5. Click the drive labeled “ST31500341AS” by left clicking the name.

6. Go to the “Advanced Tools” tab and select the “Set Capacity Manually” option.

7. Once you have done that, a blank dialog should appear. Enter the amount of LBAs (Logical Block Addresses) you want your “new” drive to have and click “Continue”. The magic number for the 300 GB mark is 589080586. For reference the max number that you can enter into this field is 2930277167 which equals 1500.302 GB.

8. The confirmation message should look like the screenshot below. Once you achieved the confirmation, you are done. You can take out the CD and press the reset button or click “CTRL + ALT + DEL” to restart your computer.

**Note: The “Set Capacity Manually” only accepts LBA number so if you put something like “300 GB”, the software will set the size to zero and you will have to shut down the computer, restart and put the correct number into the Box. Also, after the capacity has been set, the software can not alter the size unless you completely Shut Down your computer, a simple Reset will not work.

After you set the size less than the maximum capacity, the remaining space will be invisible to the system and thus rendered useless. (If you downsize the 1500 GB drive to 300 GB, the other 1200 GB would be invisible) The drive will effectively become 300 GB in size.

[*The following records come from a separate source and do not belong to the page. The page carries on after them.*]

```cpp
#ifdef LSLAM_EXP_PASS2_CLASS
#ifndef LSLAM_EXP_PASS2_SPLIT
#define LSLAM_EXP_PASS2_SPLIT 1.0
#endif
__device__ unsigned long long g_pass2_hist[8];
#endif
#ifndef LSLAM_SHALLOW_OCC
#define LSLAM_SHALLOW_OCC 5
#endif
template <int BLOCK, bool OVF, bool CUBES, int LDS_DEPTH, bool PACKET, int CERT = 0, int GRIDQ = 0>
LSLAM_DEV void sweep_body(const SweepArgs &a, const int jtj_mode, const int lb, const BlockDesc &bd, const GNState *st,
                          uint32_t *stack_lds, float (*red)[NCOL], float *partial_out, const int prev_valid, const int q_item = -1) {
  constexpr int NWAVE = BLOCK / 64;
  static_assert(2 * LDS_DEPTH >= 8, "staging needs eight word rows of the stack");

  const int tid = threadIdx.x;
  const int lane = tid & 63, wave = tid >> 6;
  const uint64_t dbg_t0 = a.dbg ? __builtin_readcyclecounter() : 0;
  uint64_t dbg_t1 = 0, dbg_t2 = 0;
  const bool is_surf = bd.is_surf != 0;
  const int qi = CERT == 2 ? q_item : bd.first + tid;
  bool active = CERT == 2 ? q_item >= 0 : tid < bd.count;

  float R[9], t[3], sc[6];
  {
    static_assert(offsetof(GNState, R) == 24 && offsetof(GNState, t) == 60 && offsetof(GNState, sc) == 72, "GNState layout");
    typedef uint32_t u32x16_t __attribute__((ext_vector_type(16)));
    typedef uint32_t u32x2_t __attribute__((ext_vector_type(2)));
    u32x16_t w;
    u32x2_t w2;
    asm volatile("s_load_dwordx16 %0, %2, 0x18\n\ts_load_dwordx2 %1, %2, 0x58\n\ts_waitcnt lgkmcnt(0)"
// ... 238 lines not shown
#ifdef LSLAM_EXP_PASS2_CLASS
      if (grid) {
        if (LSLAM_EXP_PASS2_CLASS == 0) {
          const float edges[5] = {0.5f, 1.0f, 2.0f, 4.99f, 1.0e30f};
#pragma unroll
          for (int b = 0; b < 5; ++b) {
            const unsigned long long m = __ballot(active && bound < edges[b] && (b == 0 || bound >= edges[b - 1]));
            if (lane == 0 && m) atomicAdd(&g_pass2_hist[b], (unsigned long long)__popcll(m));
          }
        }
        const bool tight = bound < (float)(LSLAM_EXP_PASS2_SPLIT);
        if (LSLAM_EXP_PASS2_CLASS == 1 ? tight : (LSLAM_EXP_PASS2_CLASS == 2 ? !tight : true))
          knn5_search<BLOCK, OVF, LDS_DEPTH>(T, sel[0], sel[1], sel[2], d, p, stk, bound);
      } else
#endif
      knn5_search<BLOCK, OVF, LDS_DEPTH, false, (GRIDQ == 1 && LDS_DEPTH <= 16) ? 1 : 0>(T, sel[0], sel[1], sel[2], d, p, stk, bound);
      if ((CERT || !CUBES) && a.prev_lb) a.prev_lb[qi] = 0.0f;
    }
    if (grid) {
      if (a.bounded) a.prev_q[qi] = make_float4(sel[0], sel[1], sel[2], (p[4] >= 0 && d[4] < 5.0f) ? d[4] : FLT_MAX);
    } else if (a.bounded) {
#pragma unroll
      for (int j = 0; j < 5; ++j) a.prev_nb[(size_t)qi * 5 + j] = p[j];
    }
#endif
    }
    }
    (void)searched;
    if (a.dbg) dbg_t1 = __builtin_readcyclecounter();

    point_residual(a, bd, is_surf, (GRIDQ == 2 && a.grid == 2) ? (is_surf ? a.ks.pts : a.kc.pts) : T.pts, q, sel, d, p, sc, row, rb, kept, matched, score);
  }

  if (a.dbg) dbg_t2 = __builtin_readcyclecounter();
  block_accumulate<BLOCK, CERT == 2>(jtj_mode, is_surf, row, rb, kept, matched, score, stack_lds, red, partial_out);
  if (a.dbg && lane == 0) {
    uint64_t *o = a.dbg + ((size_t)lb * NWAVE + wave) * 4;
    o[0] = dbg_t0;
    o[1] = dbg_t1;
    o[2] = dbg_t2;
    o[3] = __builtin_readcyclecounter();
  }
}

__global__ __launch_bounds__(SOLVE_THREADS) void solve_kernel(SolveArgs a) {
  GNState *st = a.states + blockIdx.x;
  if (a.reduce_only == 2 ? !st->converged : st->done) return;
  const ProbBlocks pb = a.probs[blockIdx.x];
  const float *partials = a.partials + (size_t)pb.first_block * NCOL;
  const int nb = pb.n_blocks;
// ... 98 lines not shown
    }
    const int nch = (total + SWEEP_BLOCK - 1) / SWEEP_BLOCK;
    if (nch > 0) {
      int at = 0;
      if (lane == 0) at = atomicAdd(plan.count, nch);
      at = __shfl(at, 0, 64);
      for (int c = lane; c < nch; c += 64) plan.work[at + c] = g * CERT_GROUP + c;
    }
  }
  if (tap) {
    __syncthreads();
    if (threadIdx.x < CERT_STATS_WORDS && hist[threadIdx.x]) atomicAdd(a.cert_stats + threadIdx.x, (unsigned long long)hist[threadIdx.x]);
  }
}

template <int BLOCK, bool OVF, int LDS_DEPTH, int GRIDQ = 0>
__global__ __launch_bounds__(BLOCK) __attribute__((amdgpu_waves_per_eu(LDS_DEPTH <= 16 ? LSLAM_SHALLOW_OCC : 2))) void sweep_queue_kernel(const SweepArgs a_in, const int jtj_mode_in, const CertPlan plan) {
  __shared__ float red[BLOCK / 64][NCOL];
  __shared__ uint32_t stack_lds[2 * LDS_DEPTH * BLOCK];
  __shared__ int next_w;
  __shared__ int pre_lds[CERT_GROUP + 1];
  __shared__ int pre_wave[BLOCK / 64];
  const int n_work = *plan.count;
  for (;;) {
    if (threadIdx.x == 0) next_w = atomicAdd(plan.ticket, 1);
    __syncthreads();
    const int w = __builtin_amdgcn_readfirstlane(next_w);
    if (w >= n_work) break;
    SweepArgs a = a_in;
    int jtj_mode = jtj_mode_in;
    asm volatile("" : "+s"(a.q), "+s"(a.blocks), "+s"(a.states), "+s"(a.partials), "+s"(a.prev_nb), "+s"(a.prev_q), "+s"(a.prev_lb), "+s"(jtj_mode));
    asm volatile("" : "+s"(a.tc.nodes), "+s"(a.tc.pts), "+s"(a.ts.nodes), "+s"(a.ts.pts), "+s"(a.stack_ovf), "+s"(a.need_list), "+s"(a.need_cnt), "+s"(a.groups));
    asm volatile("" : "+s"(a.spare0), "+s"(a.spare1), "+s"(a.grid_hint));
    const int item_id = __builtin_amdgcn_readfirstlane(plan.work[w]);
    const int g = item_id / CERT_GROUP, c = item_id % CERT_GROUP;
    GroupDesc gd = a.groups[g];
    gd.first_block = __builtin_amdgcn_readfirstlane(gd.first_block);
    gd.n_blocks = __builtin_amdgcn_readfirstlane(gd.n_blocks);
    gd.prob = __builtin_amdgcn_readfirstlane(gd.prob);
    const int fb = gd.first_block - a.group_block_base;
    static_assert(CERT_GROUP <= BLOCK && (CERT_GROUP & (CERT_GROUP - 1)) == 0, "one list length per thread; the search below halves");
    {
      const int k = (int)threadIdx.x, ln = k & 63, wv = k >> 6;
      int run = k < gd.n_blocks ? (int)a.need_cnt[fb + k] : 0;
#pragma unroll
      for (int o = 1; o < 64; o <<= 1) {
        const int u = __shfl_up(run, o, 64);
        if (ln >= o) run += u;
      }
      if (CERT_GROUP > 64) {
        if (ln == 63) pre_wave[wv] = run;
        __syncthreads();
#pragma unroll
        for (int w = 0; w < BLOCK / 64; ++w) run += w < wv ? pre_wave[w] : 0;
      }
      if (k < CERT_GROUP) pre_lds[k + 1] = run;
      if (k == 0) pre_lds[0] = 0;
    }
    __syncthreads();
    const int total = pre_lds[CERT_GROUP];
    BlockDesc bd = a.blocks[fb];
    bd.prob = gd.prob;
    bd.is_surf = __builtin_amdgcn_readfirstlane(bd.is_surf);
    bd.out_base = __builtin_amdgcn_readfirstlane(bd.out_base);
    GNState *st = const_cast<GNState *>(a.states) + gd.prob;
    const int i = c * BLOCK + (int)threadIdx.x;
    int item = -1;
    if (i < total) {
      int k = 0;
#pragma unroll
      for (int step = CERT_GROUP / 2; step >= 1; step >>= 1)
        if (pre_lds[k + step] <= i) k += step;
      const int p0 = pre_lds[k];
      item = a.blocks[fb + k].first + (int)a.need_list[(size_t)(fb + k) * BLOCK + (i - p0)];
    }
    sweep_body<BLOCK, OVF, false, LDS_DEPTH, false, 2, GRIDQ>(a, jtj_mode, fb + c, bd, st, stack_lds, red, a.partials + (size_t)(fb + c) * NCOL, a.prev_valid, item);
    __syncthreads();
  }
}

hipError_t launch_sweep(const SweepArgs &a, int jtj_mode, hipStream_t s, hipEvent_t start,
                        hipEvent_t stop, int *variant, bool *cert_launched) {
  if (variant) *variant = -1;
  if (cert_launched) *cert_launched = false;
  if (a.nb_total <= 0) return hipSuccess;
  const dim3 g(a.nb_total), b(SWEEP_BLOCK);
  const bool cubes = a.gc.trees != nullptr;
#ifndef LSLAM_SHALLOW_DEPTH
#define LSLAM_SHALLOW_DEPTH 12
#endif
  constexpr int SHALLOW = LSLAM_SHALLOW_DEPTH;
// ... 29 lines not shown
    v = SWEEP_VARIANT_DEEP;
    if (cert) hipExtLaunchKernelGGL((sweep_kernel<SWEEP_BLOCK, false, false, KD_STACK_LDS, false, 1>), g, b, 0, s, start, stop, 0, a, jtj_mode);
    else hipExtLaunchKernelGGL((sweep_kernel<SWEEP_BLOCK, false, false, KD_STACK_LDS>), g, b, 0, s, start, stop, 0, a, jtj_mode);
  }
  if (variant) *variant = v;
  if (cert_launched) *cert_launched = cert && (v == SWEEP_VARIANT_SHALLOW || v == SWEEP_VARIANT_DEEP_OVF || v == SWEEP_VARIANT_DEEP);
  return hipGetLastError();
}

hipError_t launch_sweep_plan(const SweepArgs &a, hipStream_t s, const CertPlan &plan, bool with_prefix) {
  if (a.n_groups <= 0) return hipSuccess;
  hipLaunchKernelGGL(cert_plan_kernel, dim3((a.n_groups + 3) / 4 + (with_prefix ? 1 : 0)), dim3(256), 0, s, a, plan, with_prefix ? 1 : 0);
  return hipGetLastError();
}

hipError_t launch_sweep_queue(const SweepArgs &a, int jtj_mode, hipStream_t s, hipEvent_t stop, int variant, const CertPlan &plan, bool planned) {
  if (a.n_groups <= 0) return hipSuccess;
  if (!planned) hipLaunchKernelGGL(cert_plan_kernel, dim3((a.n_groups + 3) / 4), dim3(256), 0, s, a, plan, 0);
  constexpr int SHALLOW = LSLAM_SHALLOW_DEPTH;
  const long possible = a.active_blocks ? std::max<long>(a.n_active, 1) : (long)a.nb_total;
  const dim3 b(SWEEP_BLOCK);
  if (a.grid == 2) {
    const dim3 g((unsigned)std::min<long>(possible, 256 * 5));
    hipExtLaunchKernelGGL((sweep_queue_kernel<SWEEP_BLOCK, true, SHALLOW, 2>), g, b, 0, s, nullptr, stop, 0, a, jtj_mode, plan);
  } else if (variant == SWEEP_VARIANT_SHALLOW) {
    const dim3 g((unsigned)std::min<long>(possible, 256 * 5));
    if (a.grid) hipExtLaunchKernelGGL((sweep_queue_kernel<SWEEP_BLOCK, true, SHALLOW, 1>), g, b, 0, s, nullptr, stop, 0, a, jtj_mode, plan);
    else hipExtLaunchKernelGGL((sweep_queue_kernel<SWEEP_BLOCK, true, SHALLOW>), g, b, 0, s, nullptr, stop, 0, a, jtj_mode, plan);
  } else if (variant == SWEEP_VARIANT_DEEP_OVF) {
    const dim3 g((unsigned)std::min<long>(possible, 256 * 2));
    if (a.grid) hipExtLaunchKernelGGL((sweep_queue_kernel<SWEEP_BLOCK, true, KD_STACK_LDS, 1>), g, b, 0, s, nullptr, stop, 0, a, jtj_mode, plan);
    else hipExtLaunchKernelGGL((sweep_queue_kernel<SWEEP_BLOCK, true, KD_STACK_LDS>), g, b, 0, s, nullptr, stop, 0, a, jtj_mode, plan);
  } else if (variant == SWEEP_VARIANT_DEEP) {
    const dim3 g((unsigned)std::min<long>(possible, 256 * 2));
    if (a.grid) hipExtLaunchKernelGGL((sweep_queue_kernel<SWEEP_BLOCK, false, KD_STACK_LDS, 1>), g, b, 0, s, nullptr, stop, 0, a, jtj_mode, plan);
    else hipExtLaunchKernelGGL((sweep_queue_kernel<SWEEP_BLOCK, false, KD_STACK_LDS>), g, b, 0, s, nullptr, stop, 0, a, jtj_mode, plan);
  } else {
    return hipErrorInvalidValue;
  }
// ... 902 lines not shown
```

the-cooper-mapper_amd/csrc/lslam_sweep_dev.hpp:

```cpp
#pragma once

#include "lslam_internal.hpp"
#include "lslam_odom_dev.hpp"

namespace lslam {

using f32x4 = __attribute__((ext_vector_type(4))) float;
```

Now I can hear you all screaming “What happened to 1.2TB worth of my drive space?” As I mentioned the drive is now a 300GB drive for all purposes. Look at it this way, the 300GB Western Digital Velociraptor is approximately ~$229 while the price of the Seagate 1.5TB drive is approximately ~$119 at the time of this writing. Now what you end up with is a drive that is higher in performance in all regards except seek times at a lower cost per GB. We are all about getting more for less around here. The added benefit is that you can always go back and reclaim that 1.2TB at any time, try to expand the Velociraptor at a later date (good luck).